◆ TASK DETAILS
Scan the entries for the word "OptState", and copy every line where it appears.

-------- DATA FOR THIS TASK --------

_SIGS = {
    'interdiff_abi_version': (C.c_int, []),
    'interdiff_build_info': (C.c_char_p, []),
    'interdiff_rotation_6d_to_matrix': (C.c_int, [vp, vp, i64, vp]),
    'interdiff_matrix_to_rotation_6d': (C.c_int, [vp, vp, i64, vp]),
    'interdiff_matrix_to_axis_angle': (C.c_int, [vp, vp, i64, vp]),
    'interdiff_axis_angle_to_matrix': (C.c_int, [vp, vp, i64, vp]),
    'interdiff_axis_angle_to_quaternion': (C.c_int, [vp, vp, i64, vp]),
    'interdiff_rotation_6d_to_axis_angle': (C.c_int, [vp, vp, i64, vp]),
    'interdiff_smpl_workspace_bytes': (sz, [C.POINTER(SmplModel), i64]),
    'interdiff_smpl_forward': (C.c_int, [C.POINTER(SmplModel), vp, vp, vp, i64, vp, vp, vp, vp, sz, vp]),
    'interdiff_vertex_normals': (C.c_int, [vp, i64, i32, vp, vp, vp, vp, vp, vp]),
    'interdiff_nn_argmin': (C.c_int, [vp, i32, vp, i32, i64, vp, vp]),
    'interdiff_point2point_signed': (C.c_int, [vp, i32, vp, i32, i64, vp, vp, vp, vp, vp, vp, vp, vp, vp]),
    'interdiff_gemm_f32': (C.c_int, [vp, i32, vp, vp, vp, vp, i32, i32, i32, i32, i32, i32, vp]),
    'interdiff_pointnet2_encode': (C.c_int, [C.POINTER(PointNet2), vp, i32, i32, vp, vp]),
    'interdiff_mdm_encode_workspace_bytes': (sz, [i32, i32]),
    'interdiff_mdm_encode': (C.c_int, [C.POINTER(MdmWeights), vp, vp, i32, i32, vp, vp, sz, vp]),
    'interdiff_mdm_ffn': (C.c_int, [C.POINTER(MdmWeights), i32, i32, vp, i32, vp, vp]),
    'interdiff_mdm_memctx_floats': (sz, [i32]),
    'interdiff_mdm_memctx_floats_for': (sz, [i32, i32]),
    'interdiff_mdm_workspace_bytes': (sz, [i32, i32]),
    'interdiff_mdm_prepare_memory': (C.c_int, [C.POINTER(MdmWeights), vp, i32, vp, vp, sz, vp]),
    'interdiff_mdm_forward': (C.c_int, [C.POINTER(MdmWeights), vp, vp, vp, i32, i32, vp, vp, sz, vp]),
    'interdiff_mdm_forward_step': (C.c_int, [C.POINTER(MdmWeights), vp, vp, vp, i32, i32, vp, vp, vp, vp, vp, sz, vp]),
    'interdiff_mdm_forward_step_ex': (C.c_int, [C.POINTER(MdmWeights), vp, vp, vp, i32, i32, vp, vp, vp, vp, vp, sz, i32, vp]),
    'interdiff_mdm_forward_step_map': (C.c_int, [C.POINTER(MdmWeights), vp, vp, vp, i32, i32, vp, vp, vp, vp, vp, vp, sz, i32, vp]),
    'interdiff_mdm_step_chaining': (C.c_int, [C.POINTER(MdmWeights)]),
    'interdiff_inpaint': (C.c_int, [vp, vp, vp, i64, vp]),
    'interdiff_posterior_step': (C.c_int, [vp, vp, vp, i64, f32, f32, f32, u64, u64, vp]),
    'interdiff_randn': (C.c_int, [vp, i64, u64, u64, vp]),
    'interdiff_posterior_step_at': (C.c_int, [vp, vp, vp, i64, f32, f32, f32, u64, u64, u64, vp]),
    'interdiff_randn_at': (C.c_int, [vp, i64, u64, u64, u64, vp]),
    'interdiff_posterior_step_dev': (C.c_int, [vp, vp, vp, vp, i64, vp, vp, vp, i32, vp]),
    'interdiff_sampler_advance': (C.c_int, [vp, vp, i32, vp]),
    'interdiff_posterior_step_dev_map': (C.c_int, [vp, vp, vp, vp, i64, vp, vp, vp, vp, i32, vp]),
    'interdiff_sampler_advance_map': (C.c_int, [vp, vp, vp, i32, vp]),
    'interdiff_objprojector_sample': (C.c_int, [C.POINTER(ObjProj), vp, vp, vp, vp, i32, vp, vp]),
    'interdiff_objprojector_forward_workspace_bytes': (sz, [i32]),
    'interdiff_objprojector_forward': (C.c_int, [C.POINTER(ObjProj), vp, vp, vp, vp, i32, i32, vp, vp, sz, vp]),
    'interdiff_correction_finetune_param_table': (C.c_int, [C.POINTER(ObjProj), vp, C.POINTER(i32), C.POINTER(i32)]),
    'interdiff_correction_finetune_workspace_bytes': (sz, [C.POINTER(ObjProj), i32]),
    'interdiff_correction_finetune_grads': (C.c_int, [C.POINTER(ObjProj), vp, vp, vp, vp, vp, vp, vp, i32, i32, i32, C.POINTER(f32), vp, vp, vp, sz, vp]),
    'interdiff_correction_finetune_step': (C.c_int, [C.POINTER(ObjProj), vp, vp, vp, vp, vp, vp, i32, C.c_double, C.c_double, C.c_double, C.c_double,
                                                     C.c_double, vp]),
    'interdiff_correction_finetune_predict': (C.c_int, [C.POINTER(ObjProj), vp, vp, vp, vp, vp, vp, i32, i32, i32, vp, vp, sz, vp]),
    'interdiff_correction_train_predict': (C.c_int, [C.POINTER(ObjProj), vp, vp, vp, vp, vp, vp, i32, i32, i32, C.c_double, vp, u64, u64, vp, vp, sz, vp]),
    'interdiff_correction_geometry_grads_workspace_bytes': (sz, [i32, i32, i32, i32]),
    'interdiff_correction_geometry_grads': (C.c_int, [vp, vp, i32, vp, i32, i32, i32, i32, C.c_double, C.c_double, vp, vp, vp, vp, sz, vp]),
    'interdiff_correction_train_workspace_bytes': (sz, [C.POINTER(ObjProj), i32]),
    'interdiff_correction_train_grads': (C.c_int, [C.POINTER(ObjProj), vp, vp, vp, vp, vp, vp, vp, vp, i32, i32, i32, C.POINTER(f32), C.c_double, vp, u64, u64,
                                                   C.c_double, i32, vp, vp, vp, vp, sz, vp]),
    'interdiff_correction_train_masks': (C.c_int, [C.POINTER(ObjProj), i32, C.c_double, u64, u64, vp, vp]),
    'interdiff_correction_workspace_bytes': (sz, [C.POINTER(CorrectionCtx), i32, i32]),
    'interdiff_correction': (C.c_int, [C.POINTER(CorrectionCtx), vp, vp, vp, vp, vp, i32, i32, f32,
                                       vp, vp, vp, vp, vp, sz, vp]),
    'interdiff_correction_dev': (C.c_int, [C.POINTER(CorrectionCtx), vp, vp, vp, vp, vp, i32, i32, vp, vp, vp, sz, vp]),
    'interdiff_metrics_workspace_bytes': (sz, [C.POINTER(CorrectionCtx), i32, i32]),
    'interdiff_metrics': (C.c_int, [C.POINTER(CorrectionCtx), vp, vp, vp, vp, vp, vp, vp, vp, i32, i32, i32,
                                    vp, vp, sz, vp]),
    'interdiff_contact_nn_workspace_bytes': (sz, [C.POINTER(CorrectionCtx), i32, i32]),
    'interdiff_contact_nn': (C.c_int, [C.POINTER(CorrectionCtx), vp, vp, vp, vp, i32, i32, vp, vp, vp, vp, sz, vp]),
    'interdiff_skeleton_objprojector_sample': (C.c_int, [C.POINTER(SkelObjProj), vp, vp, vp, i32, vp, vp, vp]),
    'interdiff_skeleton_correction': (C.c_int, [C.POINTER(SkelObjProj), vp, vp, vp, i32, i32, f32, vp, vp]),
    'interdiff_skeleton_metrics': (C.c_int, [vp, vp, vp, vp, vp, vp, i32, i32, i32, vp, vp]),
    'interdiff_skeleton_finetune_param_table': (C.c_int, [C.POINTER(SkelObjProj), vp, C.POINTER(i32), C.POINTER(i32)]),
    'interdiff_skeleton_finetune_workspace_bytes': (sz, [C.POINTER(SkelObjProj), i32]),
    'interdiff_skeleton_finetune_grads': (C.c_int, [C.POINTER(SkelObjProj), vp, vp, vp, vp, vp, vp, i32, i32, C.POINTER(f32), vp, vp, vp, sz, vp]),
    'interdiff_skeleton_finetune_step': (C.c_int, [C.POINTER(SkelObjProj), vp, vp, vp, vp, vp, vp, i32, C.c_double, C.c_double, C.c_double, C.c_double,
                                                   C.c_double, vp]),
    'interdiff_skeleton_train_workspace_bytes': (sz, [C.POINTER(SkelObjProj), i32]),
    'interdiff_skeleton_train_grads': (C.c_int, [C.POINTER(SkelObjProj), vp, vp, vp, vp, vp, vp, i32, i32, C.POINTER(f32), C.c_double, vp, u64, u64,
                                                 C.c_double, i32, vp, vp, vp, vp, sz, vp]),
    'interdiff_skeleton_train_masks': (C.c_int, [C.POINTER(SkelObjProj), i32, C.c_double, u64, u64, vp, vp]),
    'interdiff_skeleton_mdm_forward': (C.c_int, [C.POINTER(MdmWeights), C.POINTER(SkelHead), vp, vp, vp, vp, i32, i32, vp, vp, sz, vp]),
    'interdiff_skeleton_mdm_forward_step': (C.c_int, [C.POINTER(MdmWeights), C.POINTER(SkelHead), vp, vp, vp, vp, i32, i32, vp, vp, vp, vp, vp, sz, vp]),
    'interdiff_skeleton_mdm_forward_step_map': (C.c_int, [C.POINTER(MdmWeights), C.POINTER(SkelHead), vp, vp, vp, vp, i32, i32, vp, vp, vp, vp, vp, vp, sz, vp]),
    'interdiff_skeleton_mdm_encode_workspace_bytes': (sz, [i32, i32]),
    'interdiff_skeleton_mdm_encode': (C.c_int, [C.POINTER(MdmWeights), C.POINTER(SkelHead), vp, vp, i32, i32, vp, vp, sz, vp]),
    'interdiff_q_sample': (C.c_int, [vp, vp, vp, vp, vp, vp, i32, vp, vp, i32, i64, u64, u64, vp]),
    'interdiff_denoising_losses': (C.c_int, [vp, vp, i32, i32, i32, vp, vp]),
    'interdiff_sample_losses_workspace_bytes': (sz, [i32, i32]),
    'interdiff_sample_losses': (C.c_int, [vp, vp, vp, i32, i32, i32, i32, i32, vp, vp, vp, sz, vp]),
    'interdiff_denoising_loss_grad': (C.c_int, [vp, vp, i32, i32, i32, C.POINTER(f32), vp, vp]),
    'interdiff_mdm_train_param_table': (C.c_int, [C.POINTER(i64), C.POINTER(i64), C.POINTER(i32), C.POINTER(i64)]),
    'interdiff_mdm_train_workspace_bytes': (sz, [i32, i32, i32]),
    'interdiff_mdm_train_grads': (C.c_int, [vp, vp, i32, vp, vp, vp, vp, i32, i32, i32, i32, C.POINTER(f32), vp, vp, vp, vp, vp, vp, sz, vp]),
    'interdiff_mdm_train_step': (C.c_int, [vp, vp, vp, vp, i64, i32, C.c_double, C.c_double, C.c_double, C.c_double, C.c_double, vp]),
    'interdiff_mdm_train_full_param_table': (C.c_int, [C.POINTER(i64), C.POINTER(i64), C.POINTER(i32), C.POINTER(i64)]),
    'interdiff_mdm_train_full_workspace_bytes': (sz, [i32, i32, i32]),
    'interdiff_mdm_train_full_grads': (C.c_int, [vp, vp, i32, vp, vp, vp, vp, i32, i32, i32, C.POINTER(f32), vp, vp, vp, vp, vp, vp, vp, vp, sz, vp]),
    'interdiff_pointnet2_saves_bytes': (sz, [i32]),
    'interdiff_pointnet2_encode_saved': (C.c_int, [C.POINTER(PointNet2), vp, i32, i32, vp, vp, sz, vp]),
    'interdiff_pointnet2_finetune_param_table': (C.c_int, [C.POINTER(i64), C.POINTER(i64), C.POINTER(i32), C.POINTER(i64)]),
    'interdiff_pointnet2_finetune_workspace_bytes': (sz, [i32]),
    'interdiff_pointnet2_finetune_grads': (C.c_int, [C.POINTER(PointNet2), vp, vp, vp, i32, i32, vp, vp, vp, vp, sz, vp]),
    'interdiff_pointnet2_refold': (C.c_int, [C.POINTER(PointNet2), vp, vp, vp]),
    'interdiff_pointnet2_train_workspace_bytes': (sz, [i32]),
    'interdiff_pointnet2_train_forward': (C.c_int, [vp, vp, i32, i32, vp, vp, sz, vp]),
    'interdiff_pointnet2_train_grads': (C.c_int, [vp, vp, i32, i32, vp, vp, vp, sz, vp]),
    'interdiff_pointnet2_train_stats': (C.c_int, [vp, i32, C.c_double, vp, vp]),
    'interdiff_skeleton_sample_losses_workspace_bytes': (sz, [i32, i32]),
    'interdiff_skeleton_sample_losses': (C.c_int, [vp, vp, i32, i32, i32, i32, i32, i32, i32, vp, vp, vp, sz, vp]),
    'interdiff_skeleton_denoising_losses': (C.c_int, [vp, vp, i32, i32, i32, i32, i32, vp, vp]),
    'interdiff_skeleton_denoising_loss_grad': (C.c_int, [vp, vp, i32, i32, i32, C.POINTER(f32), vp, vp]),
    'interdiff_skeleton_mdm_train_param_table': (C.c_int, [C.POINTER(i64), C.POINTER(i64), C.POINTER(i32), C.POINTER(i64)]),
    'interdiff_skeleton_mdm_train_workspace_bytes': (sz, [i32, i32, i32]),
    'interdiff_skeleton_mdm_train_grads': (C.c_int, [vp, vp, i32, vp, vp, vp, vp, i32, i32, i32, C.POINTER(f32), vp, vp, vp, vp, vp, vp, sz, vp]),
    'interdiff_correction_losses_workspace_bytes': (sz, [i32, i32, i32, i32]),
    'interdiff_correction_losses': (C.c_int, [vp, vp, vp, i32, vp, i32, i32, i32, i32, i32, i32, vp, vp, vp, sz, vp]),
    'interdiff_contact_labels_workspace_bytes': (sz, [i64, i32, i32, i32]),
    'interdiff_contact_labels': (C.c_int, [vp, i64, i32, vp, i32, vp, i32, i64, vp, vp, f32, vp, vp, vp, vp, sz, vp]),
    'interdiff_debug_point_triangle': (C.c_int, [vp, vp, vp, i32]),
    'interdiff_render_frames_workspace_bytes': (sz, [i64, i64, i32, i32]),
    'interdiff_render_frames': (C.c_int, [C.POINTER(RenderScene), C.POINTER(RenderMesh), i32, i64, i32, i32, i32, vp, vp, vp, vp, C.POINTER(i64), C.POINTER(f32),
                                          vp, sz, vp]),
    'interdiff_debug_render_setup_vertex': (C.c_int, [C.POINTER(RenderScene), i32, i32, i32, i32, vp, vp, vp, vp, vp, i32]),
    'interdiff_debug_render_pixel': (C.c_int, [vp, vp, vp, i32]),
    'interdiff_skeleton_render_frames_workspace_bytes': (sz, [i64]),
    'interdiff_skeleton_render_frames': (C.c_int, [C.POINTER(SkelView), vp, vp, vp, vp, vp, i32, i64, i32, i32, i32, i32, vp, vp, vp, C.POINTER(i64),
                                                   C.POINTER(f32), vp, sz, vp]),
    'interdiff_skeleton_raster_records': (C.c_int, [vp, i32, i64, i32, i32, vp, vp]),
    'interdiff_debug_skeleton_setup': (C.c_int, [C.POINTER(SkelView), vp, vp, vp, vp, vp, i32, i32, i32, i32, vp, C.POINTER(i32), C.POINTER(i32)]),
    'interdiff_debug_skeleton_pixel': (C.c_int, [vp, i32, vp, vp, i32]),
    'interdiff_optimize_init': (C.c_int, [C.POINTER(OptCtx), C.POINTER(OptState), vp, vp, vp, vp, i32, vp]),
    'interdiff_optimize_loss_grad': (C.c_int, [C.POINTER(OptCtx), C.POINTER(OptState), vp]),
    'interdiff_optimize_step': (C.c_int, [C.POINTER(OptCtx), C.POINTER(OptState), vp]),
    'interdiff_optimize_finish': (C.c_int, [C.POINTER(OptCtx), C.POINTER(OptState), vp, vp, vp, vp, vp]),
    'interdiff_debug_joint_map_vjp': (C.c_int, [vp, vp, vp, i32]),
    'interdiff_clip_batch': (C.c_int, [C.POINTER(ClipSet), vp, i32, i32, i32, C.POINTER(ClipBatch), vp]),
    'interdiff_clip_body_records': (C.c_int, [C.POINTER(ClipSet), vp, i32, i32, i32, vp, vp, vp, i64, vp, vp, vp, vp]),
    'interdiff_debug_clip_canon': (C.c_int, [vp, vp, vp, i32, vp, vp, vp, vp, vp, vp, vp, vp, vp]),
    'interdiff_skeleton_video_prepare': (C.c_int, [vp, vp, vp, vp, vp, vp, i32, i32, i32, i32, vp, vp, vp, vp, vp, vp]),
    'interdiff_debug_skeleton_video_prepare': (C.c_int, [vp, vp, vp, vp, i64, i32, i32, i32, vp, vp, vp, vp, vp]),
    'interdiff_skeleton_window_batch': (C.c_int, [C.POINTER(SkelClipSet), vp, i32, i32, C.POINTER(SkelWindowBatch), vp]),
    'interdiff_debug_lds_sentinel':(C.c_int, [vp, i32, i32, vp]),
    'interdiff_exclusive_cu_report': (C.c_int, [C.c_char_p, i32]),
    'interdiff_debug_deny_exclusive': (C.c_int, [C.c_char_p]),
    'interdiff_debug_f16_aggressor': (C.c_int, [vp, sz, vp, i32, i32, i32, vp]),
    'interdiff_profile_begin': (C.c_int, [i32]),
    'interdiff_profile_end': (C.c_int, [C.POINTER(C.c_double), C.POINTER(C.c_int64)]),
}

--------

◆ ANSWER TO THIS TASK
    'interdiff_optimize_init': (C.c_int, [C.POINTER(OptCtx), C.POINTER(OptState), vp, vp, vp, vp, i32, vp]),
    'interdiff_optimize_loss_grad': (C.c_int, [C.POINTER(OptCtx), C.POINTER(OptState), vp]),
    'interdiff_optimize_step': (C.c_int, [C.POINTER(OptCtx), C.POINTER(OptState), vp]),
    'interdiff_optimize_finish': (C.c_int, [C.POINTER(OptCtx), C.POINTER(OptState), vp, vp, vp, vp, vp]),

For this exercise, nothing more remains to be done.